# replacement for hijackthis?



## bradpark22 (Jun 11, 2011)

Hi hijackthis dont work on win 7. Is there someting on the net that replaced it?

thx


----------



## Cheeseball81 (Mar 3, 2004)

I take it you have 64 bit?


----------



## Phantom010 (Mar 9, 2009)

As mentioned by *Cheeseball81*, HijackThis doesn't support 64-bit operating systems. However, you can still use it if you know how to interprete the logs. Just ignore the *O23* entries with "*@*" signs. They are Microsoft services not normally showing in a HijackThis log.

Also, HijackThis will only show running processes for one user (Windows 7 and Vista).

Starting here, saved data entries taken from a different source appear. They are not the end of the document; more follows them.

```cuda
template <class Prep>
__device__ __forceinline__ void sf_prepare_first_round(const SfDev& D, SfBlockSmem& B, int sg, int lane, int t, int nt, SfFrameOut out, Prep prep) {
  SfStagePrep& Tm = B.prep[sg];
  const bool native = out.native != 0;
  SF_BT_BEGIN();
  prep(t, Tm, 0);
  SF_BT(3);
  sf_publish_recs(D, B.prep, sg, lane, 0, native);
  SF_BT(4);
  SfScanState S;
  sf_scan_begin(S);
  sf_scan_half(Tm, lane, 0, 0, S);
  sf_scan_finish(Tm, lane, 0, S);
  SF_BT(5);
  sf_gather_strokes(D, Tm, lane, 0);
  SF_BT(6);
  int nticks = 1;
  if (nt > 1 && !Tm.more) {
    prep(t + 1, Tm, 1);
    SF_BT(3);
    sf_publish_recs(D, B.prep, sg, lane, 1, native);
    SF_BT(4);
    sf_scan_half(Tm, lane, 1, 0, S);
    sf_scan_finish(Tm, lane, 0, S);
    SF_BT(5);
    sf_gather_strokes(D, Tm, lane, 1);
    SF_BT(6);
    nticks = 2;
  }
  if (lane == 0) Tm.nticks = nticks;
  __syncwarp();
  SF_BT(7);
}

__device__ __forceinline__ int sf_draw_stage(const SfDev& D, SfBlockSmem& B, SfWarpSmem& W, int lane, const SfFrameOut& out, int sg) {
  const int warp = threadIdx.x >> 5;
  const int wi = warp - 1, nw = SF_RENDER_WARPS - 1;
  const SfStagePrep& Tm = B.prep[sg];
  SfStagePool& P = B.pool;
  const int r0 = Tm.r0, r1 = Tm.r1, nst = Tm.nstrokes;
  const bool base_issuer = !out.native && wi == nw - 1;
  if (base_issuer) {
#pragma unroll 1
    for (int e = r0 + lane; e < r1; e += 32) sf_env_base_issue(B, e, out, sg);
  }
  sf_phase_strokes(D, B, W, lane, wi, nw, nst, sg);
  if (!out.native) {
    if (base_issuer) {
      asm volatile("cp.async.bulk.wait_group 0;" ::: "memory");
// ... 26 lines not shown
      sf_phase_window(D, B, W, lane, t, netask, out, sg);
    }
  } else {
#pragma unroll 1
    for (int t = wi; t < (r1 - r0) * 12; t += nw) sf_phase_native_tile(D, B, W, lane, r0 + t / 12, t % 12, out, sg);
  }
  return used;
}


__device__ __forceinline__ int sf_stepper_claim(int stage) {
  const int sg = stage % SF_PREP_SLOTS;
  SF_TL(4);
  if (stage >= SF_PREP_SLOTS) sf_stage_empty_wait(sg);
  SF_TL(5);
  return sg;
}
__device__ __forceinline__ void sf_stepper_drain(int stage) {
#pragma unroll 1
  for (int s = max(stage - SF_PREP_SLOTS, 0); s < stage; s++)
    asm volatile("bar.sync %0, %1;" :: "r"(3 + SF_PREP_SLOTS + s % SF_PREP_SLOTS), "r"(32 * SF_RENDER_WARPS) : "memory");
}

template <class Prep>
__device__ __forceinline__ void sf_stepper_ticks(const SfDev& D, SfBlockSmem& B, int lane, bool native, int T, int& stage, Prep prep) {
  SfFrameOut out;
  out.obs = nullptr; out.obs_bytes = 0; out.tick_bytes = 0; out.native = native ? 1 : 0;
  int sg = sf_stepper_claim(stage);
  sf_prepare_first_round(D, B, sg, lane, 0, T, out, prep);
  SF_TL(3);
  int t = 0;
#pragma unroll 1
  for (;;) {
    sf_stage_full_arrive(sg);
    stage++;
    const SfStagePrep& Tm = B.prep[sg];
    const bool more = Tm.more != 0;
    const int nticks = Tm.nticks;
    if (!more && t + nticks >= T) break;
    const int nx = sf_stepper_claim(stage);
    SfStagePrep& Nx = B.prep[nx];
    if (more) {
#pragma unroll
      for (int h = 0; h < SF_STAGE_TICKS; h++) Nx.env[32 * h + lane] = Tm.env[32 * h + lane];
      if (lane == 0) Nx.nticks = nticks;
      __syncwarp();
      sf_round_scan(Nx, lane, Tm.r1, SF_GROUP_ENVS * nticks);
      sf_gather_strokes(D, Nx, lane, nticks - 1);
    } else {
      sf_prepare_first_round(D, B, nx, lane, t + nticks, T - (t + nticks), out, prep);
      t += nticks;
    }
    sg = nx;
  }
  SF_TL(7);
}

__device__ __forceinline__ void sf_drawer_ticks(const SfDev& D, SfBlockSmem& B, SfWarpSmem& W, int lane, SfFrameOut out, int T, SfStageState& st) {
  unsigned char* const obs0 = out.obs;
  int t = 0;
#pragma unroll 1
  for (;;) {
    const int sg = st.stage;
    SF_TL(4);
    sf_stage_full_wait(sg);
    SF_TL(5);
    const SfStagePrep& Tm = B.prep[sg];
    const bool more = Tm.more != 0;
    const int nticks = Tm.nticks;
    const bool last = !more && t + nticks >= T;
    {
      const int nz = (st.prev_used + 1) >> 1;
      for (int k = threadIdx.x - 32; k < nz; k += 32 * (SF_RENDER_WARPS - 1)) reinterpret_cast<unsigned*>(B.pool.cells)[k] = 0u;
// ... 12 lines not shown
```

spacefortress_b200/csrc/sf_state.cuh:

```cuda
#pragma once
#include <cuda_runtime.h>
#include <stdint.h>

#include "sf_tables.h"

#define SF_DEV_SHELLS 4
#define SF_RNG_WORDS 31

#define SF_CORE_ANGLE_MASK 0x1FFu
#define SF_CORE_FANG_SHIFT 9
#define SF_CORE_FLAST_SHIFT 15
#define SF_CORE_SHIP_ALIVE (1u << 21)
#define SF_CORE_FORT_ALIVE (1u << 22)
#define SF_CORE_FIRE (1u << 23)
#define SF_CORE_THRUST (1u << 24)
#define SF_CORE_LEFT (1u << 25)
#define SF_CORE_RIGHT (1u << 26)
#define SF_PMASK_MISSILES 0xFFFFFu
#define SF_PMASK_SHELL_SHIFT 20

struct SfDev {
  int n;
  int n_pad;
  double2* pos;
// ... 5 lines not shown
  int4* st0;
  int4* st1;
  int4* st2;
  int4* st3;
  double2* mpos;
  short* mang;
  double2* spos;
  double2* svel;
  double* sang;
  unsigned* rng;
  unsigned char* expc;
  unsigned* expstamp;
  unsigned char* expo;
  uint2* expo_meta;
  unsigned long long* epi;
  const SfTables* tab;
  const unsigned char* static_image;
  int autoturn, shaped, destroy_fortress, death_penalty;
  float missile_penalty;
  int num_actions;
  int keymask_of_action[16];
  long long first_global_env;
};
```

spacefortress_b200/csrc/sf_step.cuh:

```cuda
#pragma once
#include "sf_geom.h"
#include "sf_state.cuh"
#include "../../include/sf_b200.h"
#include "sf_probe.cuh"

#define SF_TICK_MS 34
#define SF_GAME_TIME 180000
#define SF_GAME_TICKS 5295

struct SfStepOut {
  int reward;
  unsigned events;
  bool done, fort_kill;
  unsigned shell_vis;
};

struct SfEnv {
  double2 pos, vel;
  int4 q0, q1, q2, q3, st3;
  unsigned d0, d1, d2;
};
#define SF_ST_INC(word, comp) ((word) += 1u << (8 * (comp)))

__device__ __forceinline__ void sf_load_env(const SfDev& D, int i, SfEnv& e) {
// ... 147 lines not shown
  e.st3.y = sp.w; e.st3.z += calls;
  e.pos = make_double2((double)sp.x, (double)sp.y);
  e.vel = make_double2(H->ship_start_vx, H->ship_start_vy);
  e.q0.x = (e.q0.x & ~SF_CORE_ANGLE_MASK) | (unsigned)sp.z | SF_CORE_SHIP_ALIVE;
}

__device__ inline void sf_new_game(const SfDev& D, const SfHot* H, int i, SfEnv& e) {
  e.q0 = make_int4(0, 0, 0, 0);
  sf_spawn_ship(D, H, i, e);
  e.q0.x |= SF_CORE_FORT_ALIVE | (18u << SF_CORE_FANG_SHIFT);
  e.q1 = make_int4(0, 250, 0, e.q1.w);
  e.q2 = make_int4(0, 0, 0, 0);
  e.q3 = make_int4(0, 0, 0, 0);
  D.st0[i] = make_int4(0, 0, 0, 0); D.st1[i] = make_int4(0, 0, 0, 0); D.st2[i] = make_int4(0, 0, 0, 0);
  e.d0 = 0u; e.d1 = 0u; e.d2 = 0u;
  e.st3.x = 0;
}

__device__ __forceinline__ int sf_first_free(unsigned mask, int n) {
  unsigned freebits = ~mask & ((1u << n) - 1u);
  return freebits ? __ffs(freebits) - 1 : -1;
}

__device__ inline void sf_env_step(const SfDev& D, const SfHot* T, int i, SfEnv& e, int keymask, bool autoreset, bool raw_reward, SfStepOut& out) {
  const int np = D.n_pad;
  SF_ST_BEGIN(__activemask());
  float rew = 0.f;
  unsigned ev = 0;
  unsigned core = (unsigned)e.q0.x;
  if (D.autoturn) keymask &= (SF_KEY_FIRE | SF_KEY_THRUST);

  {
    bool pressed = keymask & SF_KEY_FIRE, flag = core & SF_CORE_FIRE;
    if (pressed && !flag) {
      if (core & SF_CORE_SHIP_ALIVE) {
        int slot = sf_first_free((unsigned)e.q0.y & SF_PMASK_MISSILES, SF_MAX_MISSILES);
        if (slot >= 0) {
          e.q0.y |= 1 << slot;
          D.mpos[(size_t)slot * np + i] = e.pos;
          D.mang[(size_t)slot * np + i] = (short)(core & SF_CORE_ANGLE_MASK);
          ev |= SF_EV_MISSILE_FIRED;
          sf_reward(e, rew, -D.missile_penalty);
        }
      }
      core |= SF_CORE_FIRE; e.q2.x = 0; SF_ST_INC(e.d1, 3); ev |= SF_EV_PRESS_FIRE;
    } else if (!pressed && flag) { core &= ~SF_CORE_FIRE; e.q2.x = 0; }
    pressed = keymask & SF_KEY_THRUST; flag = core & SF_CORE_THRUST;
    if (pressed && !flag) { core |= SF_CORE_THRUST; e.q2.y = 0; SF_ST_INC(e.d2, 0); ev |= SF_EV_PRESS_THRUST; }
    else if (!pressed && flag) { core &= ~SF_CORE_THRUST; e.q2.y = 0; }
    if (!D.autoturn) {
      pressed = keymask & SF_KEY_LEFT; flag = core & SF_CORE_LEFT;
      if (pressed && !flag) { core |= SF_CORE_LEFT; e.q2.z = 0; SF_ST_INC(e.d2, 1); ev |= SF_EV_PRESS_LEFT; }
      else if (!pressed && flag) { core &= ~SF_CORE_LEFT; e.q2.z = 0; }
      pressed = keymask & SF_KEY_RIGHT; flag = core & SF_CORE_RIGHT;
      if (pressed && !flag) { core |= SF_CORE_RIGHT; e.q2.w = 0; SF_ST_INC(e.d2, 2); ev |= SF_EV_PRESS_RIGHT; }
      else if (!pressed && flag) { core &= ~SF_CORE_RIGHT; e.q2.w = 0; }
    }
  }
  e.q0.x = (int)core;

  if (!(core & SF_CORE_SHIP_ALIVE) && e.q0.z >= 1000) {
    sf_spawn_ship(D, T, i, e);
    e.q0.w = 0;
// ... 31 lines not shown
  }

  SF_ST(10);
  {
    if (!(core & SF_CORE_FORT_ALIVE) && e.q1.x > 1000) {
      e.q0.w = 0; core |= SF_CORE_FORT_ALIVE; ev |= SF_EV_FORTRESS_RESPAWN;
    }
    if (core & SF_CORE_SHIP_ALIVE) {
      const double fdy = SF_DSUB(e.pos.y, SF_FORT_Y), fdx = SF_DSUB(e.pos.x, SF_FORT_X);
      int sect = sf_ceil_angle<10>(T, fdy, fdx, false) / 10;
      if (sect >= 36) sect -= 36;
      unsigned last = (core >> SF_CORE_FLAST_SHIFT) & 63u;
      core = (core & ~(63u << SF_CORE_FANG_SHIFT)) | ((unsigned)sect << SF_CORE_FANG_SHIFT);
      if ((unsigned)sect != last) {
        core = (core & ~(63u << SF_CORE_FLAST_SHIFT)) | ((unsigned)sect << SF_CORE_FLAST_SHIFT);
        e.q0.w = 0;
      }
      if (e.q0.w >= 1000 && (core & SF_CORE_FORT_ALIVE)) {
        int slot = sf_first_free(((unsigned)e.q0.y >> SF_PMASK_SHELL_SHIFT) & 0xFu, SF_DEV_SHELLS);
        if (slot >= 0) {
          double a = sf_rad2deg(sf_atan2(T, fdy, fdx));
          if (a < 0) a = SF_DADD(a, 360.0);
          e.q0.y |= 1 << (SF_PMASK_SHELL_SHIFT + slot);
          D.spos[(size_t)slot * np + i] = make_double2(SF_FORT_X, SF_FORT_Y);
          D.svel[(size_t)slot * np + i] = sf_shell_velocity(a);
          D.sang[(size_t)slot * np + i] = a;
          ev |= SF_EV_FORTRESS_FIRED;
        }
        e.q0.w = 0;
      }
    }
    e.q0.x = (int)core;
  }

  SF_ST(11);
  const double thr_ship = T->touch2[0], thr_fort = T->touch2[1], thr_hide = T->touch2[2];
  unsigned vis = 0;
  for (unsigned m = ((unsigned)e.q0.y >> SF_PMASK_SHELL_SHIFT) & 0xFu; m; m &= m - 1) {
    int s = __ffs(m) - 1;
    double2 p = D.spos[(size_t)s * np + i], v = D.svel[(size_t)s * np + i];
    p.x = SF_DADD(p.x, v.x); p.y = SF_DADD(p.y, v.y);
    D.spos[(size_t)s * np + i] = p;
    if ((e.q0.x & SF_CORE_SHIP_ALIVE) && sf_dist2(p.x, p.y, e.pos.x, e.pos.y) <= thr_ship) {
      e.q0.y &= ~(1 << (SF_PMASK_SHELL_SHIFT + s));
      sf_kill_ship(e); sf_reward(e, rew, -(float)D.death_penalty); SF_ST_INC(e.d0, 2);
      ev |= SF_EV_SHELL_HIT_SHIP | SF_EV_COL_SHELL_SHIP;
    } else if (sf_outside(p.x, p.y)) {
      e.q0.y &= ~(1 << (SF_PMASK_SHELL_SHIFT + s));
    } else if (sf_dist2(p.x, p.y, SF_FORT_X, SF_FORT_Y) > thr_hide) vis |= 1u << s;
  }
  out.shell_vis = vis;

  SF_ST(12);
  for (unsigned m = (unsigned)e.q0.y & SF_PMASK_MISSILES; m; m &= m - 1) {
    int s = __ffs(m) - 1;
    double2 p = D.mpos[(size_t)s * np + i];
    int ang = D.mang[(size_t)s * np + i];
    p.x = SF_DADD(p.x, SF_DMUL(20.0, T->cs[ang][0]));
    p.y = SF_DADD(p.y, SF_DMUL(20.0, T->cs[ang][1]));
    D.mpos[(size_t)s * np + i] = p;
    if (sf_dist2(p.x, p.y, SF_FORT_X, SF_FORT_Y) <= thr_fort) {
      e.q0.y &= ~(1 << s);
      ev |= SF_EV_COL_MISSILE_FORTRESS;
      if (e.q0.x & SF_CORE_FORT_ALIVE) {
        ev |= SF_EV_HIT_FORTRESS;
        if (e.q1.y >= 250) {
          e.q1.z += 1; ev |= SF_EV_VLNER_INCREASED; SF_ST_INC(e.d2, 3);
          if (e.q1.z > e.st3.x) e.st3.x = e.q1.z;
        } else {
          if (e.q1.z >= 11) {
            e.q0.x &= ~SF_CORE_FORT_ALIVE; e.q1.x = 0;
            sf_reward(e, rew, (float)D.destroy_fortress);
            ev |= SF_EV_FORTRESS_DESTROYED; SF_ST_INC(e.d1, 1);
          } else { ev |= SF_EV_VLNER_RESET; SF_ST_INC(e.d1, 0); }
          e.q1.z = 0;
        }
        e.q1.y = 0;
      } else ev |= SF_EV_HIT_DEAD_FORTRESS;
    } else if (sf_outside(p.x, p.y)) {
      e.q0.y &= ~(1 << s);
      sf_reward(e, rew, -0.0f);
      SF_ST_INC(e.d1, 2); ev |= SF_EV_MISSED_SHOT;
    }
// ... 28 lines not shown
```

If Windows is denying access to the Hosts file, run HijackThis as Administrator or *disable the UAC* first.


----------



## Phantom010 (Mar 9, 2009)

You can replace HijackThis with the following free programs from Sysinternals:

*Process Explorer* (for running processes)

*Autoruns*


----------



## flavallee (May 12, 2002)

Make sure you have version *2.0.4* and not an older version.

Also follow Phantom010's instructions for UAC.

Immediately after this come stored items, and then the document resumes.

static int eig_topk_any(tpg_ctx* ctx, const double* d_K, int n, int k, double* lambda_host, double* d_U, double tol) {
  if (k <= 52) return eig_topk(ctx, d_K, n, k, lambda_host, d_U, tol);
  double *Kw = nullptr, *d_lam = nullptr;
  TPG_HIP(tpg_pmalloc((void**)&Kw, sizeof(double) * (size_t)n * (size_t)n));
  struct Free { void *a, *b; ~Free() { tpg_pfree(a); tpg_pfree(b); } } fr{Kw, nullptr};
  TPG_HIP(tpg_pmalloc((void**)&d_lam, sizeof(double) * 32));
  fr.b = d_lam;
  TPG_HIP(hipMemcpyAsync(Kw, d_K, sizeof(double) * (size_t)n * (size_t)n, hipMemcpyDeviceToDevice, ctx->stream));
  const int KB = 26;
  for (int done = 0; done < k;) {
    const int kb = std::min(KB, k - done);
    double* Ub = d_U + (size_t)done * (size_t)n;
    TPG_TRY(eig_topk(ctx, Kw, n, kb, lambda_host + done, Ub, tol));
    done += kb;
    if (done < k) {
      TPG_HIP(tpg_h2d_async(ctx, d_lam, lambda_host + done - kb, sizeof(double) * (size_t)kb));
      TPG_LAUNCH(ctx, "eig_deflate", tpg_deflate_kernel, dim3((unsigned)((n + 15) / 16), (unsigned)((n + 15) / 16)), dim3(256), 0, Kw, n,
                 (const double*)Ub, (const double*)d_lam, kb);
      TPG_CHECK_LAUNCH();
    }
  }
  return TPG_OK;
}

static int pca_svd_impl(tpg_ctx* ctx, tpg_comm* comm, const tpg_view* v, int k, double tol, double* d, double* u,
                        double* vload, double* center, double* scale, double* square_frobenius);

extern "C" int tpg_pca_partial_svd(tpg_ctx* ctx, const tpg_view* v, int k, double* d, double* u, double* vload,
                                   double* center, double* scale, double* square_frobenius) {
  TpgEnter _enter(ctx);
  return pca_svd_impl(ctx, nullptr, v, k, 1e-12, d, u, vload, center, scale, square_frobenius);
}

extern "C" int tpg_pca_partial_svd_sharded(tpg_ctx* ctx, tpg_comm* comm, const tpg_view* v, int k, double* d, double* u,
                                           double* vload, double* center, double* scale, double* square_frobenius) {
  TpgEnter _enter(ctx);
  TPG_REQUIRE(comm && comm->ctx == ctx, TPG_EINVAL, "bad communicator");
  return pca_svd_impl(ctx, comm, v, k, 1e-12, d, u, vload, center, scale, square_frobenius);
}

extern "C" int tpg_pca_random_svd(tpg_ctx* ctx, const tpg_view* v, int k, double tol, double* d, double* u,
                                  double* vload, double* center, double* scale, double* square_frobenius) {
  TpgEnter _enter(ctx);
  TPG_REQUIRE(tol > 0 && tol < 1, TPG_EINVAL, "tol = %g out of (0, 1)", tol);
  return pca_svd_impl(ctx, nullptr, v, k, tol < 1e-12 ? 1e-12 : tol, d, u, vload, center, scale, square_frobenius);
}

__global__ void tpg_tri_pack_kernel(const double* __restrict__ K, int n, double* __restrict__ tri) {
  const int64_t total = (int64_t)n * n;
  for (int64_t idx = blockIdx.x * (int64_t)blockDim.x + threadIdx.x; idx < total; idx += (int64_t)gridDim.x * blockDim.x) {
    const int64_t i = idx % n, k = idx / n;
    if (i <= k) tri[k * (k + 1) / 2 + i] = K[idx];
  }
}
__global__ void tpg_tri_unpack_kernel(const double* __restrict__ tri, int n, double* __restrict__ K) {
  const int64_t total = (int64_t)n * n;
  for (int64_t idx = blockIdx.x * (int64_t)blockDim.x + threadIdx.x; idx < total; idx += (int64_t)gridDim.x * blockDim.x) {
    const int64_t i = idx % n, k = idx / n;
    const int64_t lo = i < k ? i : k, hi = i < k ? k : i;
    K[idx] = tri[hi * (hi + 1) / 2 + lo];
  }
}

int tpg_pca_gram_allreduce(tpg_ctx* ctx, tpg_comm* comm, double* d_K, int64_t n) {
  if (!comm || !(comm->nranks > 1 || comm->nccl)) return TPG_OK;
  const int64_t ntri = n * (n + 1) / 2;
  double* d_tri = nullptr;
  hipError_t e = tpg_pmalloc((void**)&d_tri, sizeof(double) * (size_t)ntri);
  int lrc = TPG_OK;
  if (e != hipSuccess) { tpg_set_error("gram all-reduce: %s", hipGetErrorString(e)); (void)hipGetLastError(); lrc = TPG_EHIP; }
  lrc = tpg_comm_agree(comm, lrc);
  if (lrc != TPG_OK) { tpg_pfree(d_tri); return lrc; }
  TPG_LAUNCH(ctx, "pca_gram_tri", tpg_tri_pack_kernel, dim3(2048), dim3(256), 0, (const double*)d_K, (int)n, d_tri);
  int rc;
  {
    ProfScope ps(ctx, "pca_gram_allreduce");
    rc = tpg_comm_allreduce(comm, d_tri, ntri, 1);
  }
  if (rc == TPG_OK) TPG_LAUNCH(ctx, "pca_gram_tri", tpg_tri_unpack_kernel, dim3(2048), dim3(256), 0, (const double*)d_tri, (int)n, d_K);
  tpg_pfree(d_tri);
  return rc;
}

static int pca_svd_impl(tpg_ctx* ctx, tpg_comm* comm, const tpg_view* v, int k, double tol, double* d, double* u,
                        double* vload, double* center, double* scale, double* square_frobenius) {
  TPG_REQUIRE(ctx && v && d && u && vload && center && scale, TPG_EINVAL, "null argument");
  TPG_REQUIRE(k >= 1 && k <= v->n, TPG_EINVAL, "k = %d out of range", k);
  const int64_t n = v->n, m = v->m;
  OutBuf oc, os, ou, ov;
  int32_t* d_counts = nullptr;
  double *d_K = nullptr, *d_dk = nullptr, *d_tri = nullptr;
  struct Free { void *a, *b, *c, *d; ~Free() { tpg_pfree(a); tpg_pfree(b); tpg_pfree(c); tpg_pfree(d); } } fr{nullptr, nullptr, nullptr, nullptr};
  StageTimer st(ctx, "svd");
  const bool exchange = comm && (comm->nranks > 1 || comm->nccl);
  const int64_t ntri = n * (n + 1) / 2;
  auto local_steps = [&]() -> int {
    TPG_REQUIRE(k <= m, TPG_EINVAL, "k = %d but this view has %lld loci", k, (long long)m);
    TPG_TRY(oc.init(center, sizeof(double) * (size_t)m));
    TPG_TRY(os.init(scale, sizeof(double) * (size_t)m));
    TPG_TRY(ou.init(u, sizeof(double) * (size_t)n * (size_t)k));
    TPG_TRY(ov.init(vload, sizeof(double) * (size_t)m * (size_t)k));
    TPG_HIP(tpg_pmalloc((void**)&d_counts, sizeof(int32_t) * 4 * (size_t)m));
    fr.a = d_counts;
    TPG_HIP(tpg_pmalloc((void**)&d_K, sizeof(double) * (size_t)n * (size_t)n));
    fr.b = d_K;
    TPG_HIP(tpg_pmalloc((void**)&d_dk, sizeof(double) * (size_t)k));
    fr.d = d_dk;
    if (exchange) {
      TPG_HIP(tpg_pmalloc((void**)&d_tri, sizeof(double) * (size_t)ntri));
      fr.c = d_tri;
    }
    TPG_TRY(pca_counts_center_scale(ctx, v, d_counts, oc.dev<double>(), os.dev<double>()));
    st.mark("counts, center, scale");
    if (square_frobenius) TPG_TRY(frobenius_from_counts(ctx, v, d_counts, oc.dev<double>(), os.dev<double>(), square_frobenius));
    return TPG_OK;
  };
  int lrc = local_steps();
  if (exchange) lrc = tpg_comm_agree(comm, lrc);
  TPG_TRY(lrc);
  if (square_frobenius && exchange) TPG_TRY(tpg_comm_allreduce_f64(ctx, comm, square_frobenius, 1));
  st.mark("frobenius + alloc K");
  auto gram_branch = [&]() -> int {
    bool exchanged = false;
    if (exchange) TPG_TRY(tpg_gram_classes_exchanged(ctx, comm, v, d_counts, os.dev<double>(), d_K, &exchanged));
    if (exchanged) return pca_double_center_inplace(ctx, d_K, n);
    return pca_gram_device(ctx, v, oc.dev<double>(), os.dev<double>(), d_K, true);
  };
  int grc = gram_branch();
  if (exchange) grc = tpg_comm_agree(comm, grc);
  TPG_TRY(grc);
  st.mark("gram");
  if (exchange) {
    TPG_LAUNCH(ctx, "pca_gram_tri", tpg_tri_pack_kernel, dim3(2048), dim3(256), 0, (const double*)d_K, (int)n, d_tri);
    {
      ProfScope ps(ctx, "pca_gram_allreduce");
      TPG_TRY(tpg_comm_allreduce(comm, d_tri, ntri, 1));
    }
    TPG_LAUNCH(ctx, "pca_gram_tri", tpg_tri_unpack_kernel, dim3(2048), dim3(256), 0, (const double*)d_tri, (int)n, d_K);
  }
  std::vector<double> lam((size_t)k);
  TPG_TRY(eig_topk_any(ctx, d_K, (int)n, k, lam.data(), ou.dev<double>(), tol));
  st.mark("eig_topk");
  std::vector<double> dh((size_t)k);
  for (int j = 0; j < k; j++) dh[(size_t)j] = sqrt(lam[(size_t)j] > 0 ? lam[(size_t)j] : 0.0);
  TPG_HIP(tpg_push_small(ctx, d_dk, dh.data(), sizeof(double) * (size_t)k));
  TPG_TRY(pca_loadings_device(ctx, v, oc.dev<double>(), os.dev<double>(), ou.dev<double>(), d_dk, k, ov.dev<double>()));
  if (tpg_is_device_ptr(d)) TPG_HIP(tpg_push_small(ctx, d, dh.data(), sizeof(double) * (size_t)k));
  else memcpy(d, dh.data(), sizeof(double) * (size_t)k);
  TPG_HIP(hipStreamSynchronize(ctx->stream));
  st.mark("loadings");
  TPG_TRY(oc.commit(ctx));
  TPG_TRY(os.commit(ctx));
  TPG_TRY(ou.commit(ctx));
  return ov.commit(ctx);
}

#define LD_TU 6

__global__ void tpg_u_digits_kernel(const double* __restrict__ U, int64_t n, int k, int FU, int64_t Q, int CT,
                                    uint4* __restrict__ UD) {
  const int64_t total = Q * 4 * CT * 64;
  for (int64_t idx = blockIdx.x * (int64_t)blockDim.x + threadIdx.x; idx < total;
       idx += (int64_t)gridDim.x * blockDim.x) {
    const int lane = (int)(idx & 63);
    const int64_t tq = idx >> 6;
    const int ct = (int)(tq % CT);
    const int64_t qs = tq / CT;
    const int s = (int)(qs & 3);
    const int64_t q = qs >> 2;
    const int col = 32 * ct + (lane & 31), h = lane >> 5;
    const int kk = col / LD_TU, t = col % LD_TU;
    uint32_t w[4] = {0, 0, 0, 0};
    if (kk < k)
      for (int e = 0; e < 16; e++) {
        const int64_t i = 128 * q + 32 * s + 16 * h + e;
        if (i >= n) continue;
        long long W = llrint(ldexp(U[i + (int64_t)kk * n], FU));
        long long dig = 0;
        for (int tt = 0; tt <= t; tt++) {
          dig = W & 127;
          if (dig >= 64) dig -= 128;
          W = (W - dig) >> 7;
        }
        w[e >> 2] |= (uint32_t)((int)dig & 0xFF) << (8 * (e & 3));
      }
    UD[idx] = make_uint4(w[0], w[1], w[2], w[3]);
  }
}

__global__ __launch_bounds__(256) void tpg_uq_colsum_kernel(const double* __restrict__ U, int64_t n, int FU,
                                                            double* __restrict__ usum) {
  __shared__ double sh[256];
  const int kk = blockIdx.x;
  double acc = 0;
  for (int64_t i = threadIdx.x; i < n; i += 256) acc += ldexp((double)llrint(ldexp(U[i + (int64_t)kk * n], FU)), -FU);
  sh[threadIdx.x] = acc;
  __syncthreads();
  for (int w = 128; w > 0; w >>= 1) {
    if ((int)threadIdx.x < w) sh[threadIdx.x] += sh[threadIdx.x + w];
    __syncthreads();
  }
  if (threadIdx.x == 0) usum[kk] = sh[0];
}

--------------------------------------------------------------


----------



## Phantom010 (Mar 9, 2009)

Version 2.0.4 has never worked correctly on my computer with Windows XP. I'm still using version 2.0.2, which is just about the same.

Version 2.0.4 doesn't feature any major improvement over 2.0.2, other than showing Windows 7 instead of Unknown, or showing *O22 *entries in every log, no matter if they have been altered or not (which would show in version 2.0.2, only if they had been altered), there's nothing new or better, nor any real reason to upgrade.

Unfortunately, Trend Micro has abandoned development for HijackThis.

But, I normally agree with flavallee on this. You should generally make sure you have the latest software versions. This is especially true for security applications.


----------



## flavallee (May 12, 2002)

Version 2.0.4 works fine in my XP computers. 

I'm saddened to hear that Trend Micro has dropped development of HiJackThis. I was hoping to see version 2.0.5 or 2.0.6 in the near future.

What's the best and most user-friendly alternative to HiJackThis?

-------------------------------------------------------------


----------



## Phantom010 (Mar 9, 2009)

flavallee said:


> Version 2.0.4 works fine in my XP computers.
> 
> What's the best and most user-friendly alternative to HiJackThis?
> 
> -------------------------------------------------------------


I'm still recommending HijackThis 'cause it's quite simple to use and helps me analyze many problems on the forum. It shows a lot more than malware. HijackThis doesn't show much when it comes to malware anyway.

There are other programs, like Process Explorer and Autoruns which will give you basically the same thing and a lot more.

There are also other tools I'd definitely like to use here on TSG but only malware removal experts are allowed to use them on the forums.


----------



## flavallee (May 12, 2002)

I focus more on threads with Windows XP and Windows Vista/7(32-bit) than on threads with Windows Vista/7(64-bit), so I guess I'll keep using HiJackThis for now.

-------------------------------------------------------------


----------



## Phantom010 (Mar 9, 2009)

flavallee said:


> I was hoping to see version 2.0.5 or 2.0.6 in the near future.


On Trend Micro's website, they're still showing version *2.0.5 (Beta)*, which is really *2.0.4*. I've sent them multiple messages about it, along with many bug reports about 2.0.4, and they will not reply, ever! Quite frankly, I would never buy anything from Trend, with that poor excuse of a customer support...


----------



## flavallee (May 12, 2002)

Yep, I noticed.

--------------------------------------------------------------

bradpark22, you still with us?

-------------------------------------------------------------


----------



## Phantom010 (Mar 9, 2009)

flavallee said:


> I'm saddened to hear that Trend Micro has dropped development of HiJackThis. I was hoping to see version 2.0.5 or 2.0.6 in the near future.


Well, actually, I have never seen any official release about HijackThis development being abandoned. However, since Trend Micro isn't commenting in any way or have never bothered fixing the mix up between 2.0.5 (Beta) and 2.0.4, nor coming up with 64-bit operating system support, I can only assume they have abandoned HijackThis a long while ago. They will not answer my emails nor care to give us explanations. :down:

When a company cannot afford to develop free software, they could at least consider charging a fee for it? Why not make helpers pay a reasonable fee for the program's license, which in turn they could make available to members for free? Members could download the program and run it for a maximal number of times, like maybe 10 for instance, or whatever it takes to solve a problem on the forums?


----------